■ Requirement ■
Print all of the data exactly.
(Supplied entries Opens)
enum class L1Edition { Blocks, SegLean512, SegLean1024, SegPlain512, SegPlain1024, ExactLean, ExactPlain };
static const char* const L1_EDITION_NAME[] = {"Blocks", "SegLean512", "SegLean1024", "SegPlain512", "SegPlain1024", "ExactLean", "ExactPlain"};
struct L1Plan {
    L1Edition edition; bool seg ; uint32_t wgs ; uint64_t n_tiles, tiles_per_wg;
    uint64_t seg_cap, cap_plain, stride64;
};
static L1Plan plan_level1(const PartGeom& g, uint32_t k, size_t m, uint64_t est_items, uint32_t W, uint32_t n_cu, size_t l1_bytes, bool seg_wanted) {
    const bool lean = g_l1_lean && lean_applies(k, g.pl.n1);
    const bool pb512 = g.P1 <= 512;
    const bool l1b = l1_blocks_shape(g, k);
    const uint64_t n_tiles = (m + P1_TILE_STARTS - 1) / P1_TILE_STARTS;
    L1Plan pl;
    pl.wgs = l1b ? n_cu : W;
    pl.n_tiles = l1b ? (m + L1B_TILE_STARTS - 1) / L1B_TILE_STARTS : n_tiles;
    const L1Segments sg = l1_segments(l1b, g.P1, g.hb1, pl.wgs, est_items, (pl.n_tiles + pl.wgs - 1) / pl.wgs, g_test_l1_cpb, l1_bytes);
    pl.cap_plain = sg.cap_plain; pl.seg_cap = sg.seg_cap; pl.stride64 = sg.stride;
    pl.seg = seg_wanted && sg.fits;
    if (pl.seg) pl.edition = l1b ? L1Edition::Blocks : lean ? (pb512 ? L1Edition::SegLean512 : L1Edition::SegLean1024) : (pb512 ? L1Edition::SegPlain512 : L1Edition::SegPlain1024);
    else { pl.edition = lean ? L1Edition::ExactLean : L1Edition::ExactPlain; pl.wgs = W; pl.n_tiles = n_tiles; }
    pl.tiles_per_wg = (pl.n_tiles + pl.wgs - 1) / pl.wgs;
    return pl;
}
static int launch_l1_scatter(katgpu_table* t, const PartGeom& g, const L1Plan& l1, const PartArena& A, const uint8_t* p, uint64_t nb) {
    katgpu_ctx* c = t->ctx;
    auto blocks = [&](auto kern, unsigned long long* stamps) {
        return launch_lds(c, kern, dim3(l1.wgs), dim3(L1B_THREADS), sizeof(P1BLds), sizeof(P1BLds), t->dv, g, p, nb, l1.n_tiles, l1.tiles_per_wg,
                          A.l1_buf, (uint32_t)(l1.seg_cap / L1B_ITEMS), (uint32_t)l1.stride64, A.ovf_buf, A.ovf_n, A.ovf_cap, stamps);
    };
    auto segmented = [&](auto kern) {
        hipLaunchKernelGGL(kern, dim3(l1.wgs), dim3(P1_BLOCK), 0, c->stream, t->dv, g, p, nb, l1.n_tiles, l1.tiles_per_wg, (const uint64_t*)nullptr, (const uint64_t*)nullptr, A.l1_buf,
                           (uint32_t)l1.seg_cap, (uint32_t)l1.stride64, (uint32_t)l1.cap_plain, A.ovf_buf, A.ovf_n, A.ovf_cap);
        return KATGPU_OK;
    };
    auto exact = [&](auto kern) {
        hipLaunchKernelGGL(kern, dim3(l1.wgs), dim3(P1_BLOCK), 0, c->stream, t->dv, g, p, nb, l1.n_tiles, l1.tiles_per_wg, (const uint64_t*)A.offs, (const uint64_t*)A.l1_off, A.l1_buf,
                           0u, 0u, 0u, (uint64_t*)nullptr, (unsigned long long*)nullptr, (uint64_t)0);
        return KATGPU_OK;
    };
    switch (l1.edition) {
    case L1Edition::Blocks:
        if (!g_l1b_stamp) return blocks(k_p1b_scatter<false>, nullptr);
        return with_stamps(c, A.spill_n + STAMP_AT, 10, &STAMPS_L1B, [&](unsigned long long* st) { return blocks(k_p1b_scatter<true>, st); });
    case L1Edition::SegLean512:   return segmented(k_p1v2_scatter<true, true, 512>);
    case L1Edition::SegLean1024:  return segmented(k_p1v2_scatter<true, true, MAX_PARTS>);
    case L1Edition::SegPlain512:  return segmented(k_p1v2_scatter<true, false, 512>);
    case L1Edition::SegPlain1024: return segmented(k_p1v2_scatter<true, false, MAX_PARTS>);
    case L1Edition::ExactLean:    return exact(k_p1v2_scatter<false, true, MAX_PARTS>);
    case L1Edition::ExactPlain:   return exact(k_p1v2_scatter<false, false, MAX_PARTS>);
    }
    return KATGPU_OK;
}
static int level1(katgpu_table* t, const PartGeom& g, const L1Plan& l1, const PartArena& A, size_t cap_items, const uint8_t* p, size_t m, double items_per_start, uint64_t* items) {
    katgpu_ctx* c = t->ctx;
    const uint64_t nb = m + t->dv.k - 1;
    if (l1.seg) {
        int rc;
        if (l1.stride64 * g.P1 > A.l1_bytes || (uint64_t)l1.wgs * (l1.edition == L1Edition::Blocks ? l1.seg_cap / L1B_ITEMS * L1B_BYTES : (4 + g.hb1) * l1.seg_cap) > l1.stride64)
// ... 11 lines not shown
    HIPCHK(c, hipMemcpyAsync(items, &A.l1_off[g.P1], sizeof *items, hipMemcpyDeviceToHost, c->stream));
    HIPCHK(c, hipStreamSynchronize(c->stream));
    if (g_trace) fprintf(stderr, "[katgpu] partition round: %zu starts -> %llu items (buffer %zu items, arena %.1f GB, ratio %.3f; capacity %zu items, %s, stride 0)\n", m, (unsigned long long)*items, A.round_items, c->arena_bytes / 1e9, items_per_start,
                         cap_items, L1_EDITION_NAME[(int)l1.edition]);
    if (*items > cap_items) return t->dv.k == 32 && !t->dv.canonical ? restore_ones(t) : KATGPU_OK;
    if (!*items) return KATGPU_OK;
    if (l1_bucket_base(*items, g.P1) + 32 > A.l1_bytes)
        return fail(c, KATGPU_ERR_DEVICE, "partition round: %llu items of an exact level 1 end beyond the level-1 buffer of %zu bytes", (unsigned long long)*items, A.l1_bytes);
    ScopedTimer tm(c, KATGPU_K_PART_L1S, *items);
    return launch_l1_scatter(t, g, l1, A, p, nb);
}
(Supplied entries Closes)
■ Solution for this exercise ■
enum class L1Edition { Blocks, SegLean512, SegLean1024, SegPlain512, SegPlain1024, ExactLean, ExactPlain };
static const char* const L1_EDITION_NAME[] = {"Blocks", "SegLean512", "SegLean1024", "SegPlain512", "SegPlain1024", "ExactLean", "ExactPlain"};
struct L1Plan {
    L1Edition edition; bool seg ; uint32_t wgs ; uint64_t n_tiles, tiles_per_wg;
    uint64_t seg_cap, cap_plain, stride64;
};
static L1Plan plan_level1(const PartGeom& g, uint32_t k, size_t m, uint64_t est_items, uint32_t W, uint32_t n_cu, size_t l1_bytes, bool seg_wanted) {
    const bool lean = g_l1_lean && lean_applies(k, g.pl.n1);
    const bool pb512 = g.P1 <= 512;
    const bool l1b = l1_blocks_shape(g, k);
    const uint64_t n_tiles = (m + P1_TILE_STARTS - 1) / P1_TILE_STARTS;
    L1Plan pl;
    pl.wgs = l1b ? n_cu : W;
    pl.n_tiles = l1b ? (m + L1B_TILE_STARTS - 1) / L1B_TILE_STARTS : n_tiles;
    const L1Segments sg = l1_segments(l1b, g.P1, g.hb1, pl.wgs, est_items, (pl.n_tiles + pl.wgs - 1) / pl.wgs, g_test_l1_cpb, l1_bytes);
    pl.cap_plain = sg.cap_plain; pl.seg_cap = sg.seg_cap; pl.stride64 = sg.stride;
    pl.seg = seg_wanted && sg.fits;
    if (pl.seg) pl.edition = l1b ? L1Edition::Blocks : lean ? (pb512 ? L1Edition::SegLean512 : L1Edition::SegLean1024) : (pb512 ? L1Edition::SegPlain512 : L1Edition::SegPlain1024);
    else { pl.edition = lean ? L1Edition::ExactLean : L1Edition::ExactPlain; pl.wgs = W; pl.n_tiles = n_tiles; }
    pl.tiles_per_wg = (pl.n_tiles + pl.wgs - 1) / pl.wgs;
    return pl;
}
static int launch_l1_scatter(katgpu_table* t, const PartGeom& g, const L1Plan& l1, const PartArena& A, const uint8_t* p, uint64_t nb) {
    katgpu_ctx* c = t->ctx;
    auto blocks = [&](auto kern, unsigned long long* stamps) {
        return launch_lds(c, kern, dim3(l1.wgs), dim3(L1B_THREADS), sizeof(P1BLds), sizeof(P1BLds), t->dv, g, p, nb, l1.n_tiles, l1.tiles_per_wg,
                          A.l1_buf, (uint32_t)(l1.seg_cap / L1B_ITEMS), (uint32_t)l1.stride64, A.ovf_buf, A.ovf_n, A.ovf_cap, stamps);
    };
    auto segmented = [&](auto kern) {
        hipLaunchKernelGGL(kern, dim3(l1.wgs), dim3(P1_BLOCK), 0, c->stream, t->dv, g, p, nb, l1.n_tiles, l1.tiles_per_wg, (const uint64_t*)nullptr, (const uint64_t*)nullptr, A.l1_buf,
                           (uint32_t)l1.seg_cap, (uint32_t)l1.stride64, (uint32_t)l1.cap_plain, A.ovf_buf, A.ovf_n, A.ovf_cap);
        return KATGPU_OK;
    };
    auto exact = [&](auto kern) {
        hipLaunchKernelGGL(kern, dim3(l1.wgs), dim3(P1_BLOCK), 0, c->stream, t->dv, g, p, nb, l1.n_tiles, l1.tiles_per_wg, (const uint64_t*)A.offs, (const uint64_t*)A.l1_off, A.l1_buf,
                           0u, 0u, 0u, (uint64_t*)nullptr, (unsigned long long*)nullptr, (uint64_t)0);
        return KATGPU_OK;
    };
    switch (l1.edition) {
    case L1Edition::Blocks:
        if (!g_l1b_stamp) return blocks(k_p1b_scatter<false>, nullptr);
        return with_stamps(c, A.spill_n + STAMP_AT, 10, &STAMPS_L1B, [&](unsigned long long* st) { return blocks(k_p1b_scatter<true>, st); });
    case L1Edition::SegLean512:   return segmented(k_p1v2_scatter<true, true, 512>);
    case L1Edition::SegLean1024:  return segmented(k_p1v2_scatter<true, true, MAX_PARTS>);
    case L1Edition::SegPlain512:  return segmented(k_p1v2_scatter<true, false, 512>);
    case L1Edition::SegPlain1024: return segmented(k_p1v2_scatter<true, false, MAX_PARTS>);
    case L1Edition::ExactLean:    return exact(k_p1v2_scatter<false, true, MAX_PARTS>);
    case L1Edition::ExactPlain:   return exact(k_p1v2_scatter<false, false, MAX_PARTS>);
    }
    return KATGPU_OK;
}
static int level1(katgpu_table* t, const PartGeom& g, const L1Plan& l1, const PartArena& A, size_t cap_items, const uint8_t* p, size_t m, double items_per_start, uint64_t* items) {
    katgpu_ctx* c = t->ctx;
    const uint64_t nb = m + t->dv.k - 1;
    if (l1.seg) {
        int rc;
        if (l1.stride64 * g.P1 > A.l1_bytes || (uint64_t)l1.wgs * (l1.edition == L1Edition::Blocks ? l1.seg_cap / L1B_ITEMS * L1B_BYTES : (4 + g.hb1) * l1.seg_cap) > l1.stride64)
// ... 11 lines not shown
    HIPCHK(c, hipMemcpyAsync(items, &A.l1_off[g.P1], sizeof *items, hipMemcpyDeviceToHost, c->stream));
    HIPCHK(c, hipStreamSynchronize(c->stream));
    if (g_trace) fprintf(stderr, "[katgpu] partition round: %zu starts -> %llu items (buffer %zu items, arena %.1f GB, ratio %.3f; capacity %zu items, %s, stride 0)\n", m, (unsigned long long)*items, A.round_items, c->arena_bytes / 1e9, items_per_start,
                         cap_items, L1_EDITION_NAME[(int)l1.edition]);
    if (*items > cap_items) return t->dv.k == 32 && !t->dv.canonical ? restore_ones(t) : KATGPU_OK;
    if (!*items) return KATGPU_OK;
    if (l1_bucket_base(*items, g.P1) + 32 > A.l1_bytes)
        return fail(c, KATGPU_ERR_DEVICE, "partition round: %llu items of an exact level 1 end beyond the level-1 buffer of %zu bytes", (unsigned long long)*items, A.l1_bytes);
    ScopedTimer tm(c, KATGPU_K_PART_L1S, *items);
    return launch_l1_scatter(t, g, l1, A, p, nb);
}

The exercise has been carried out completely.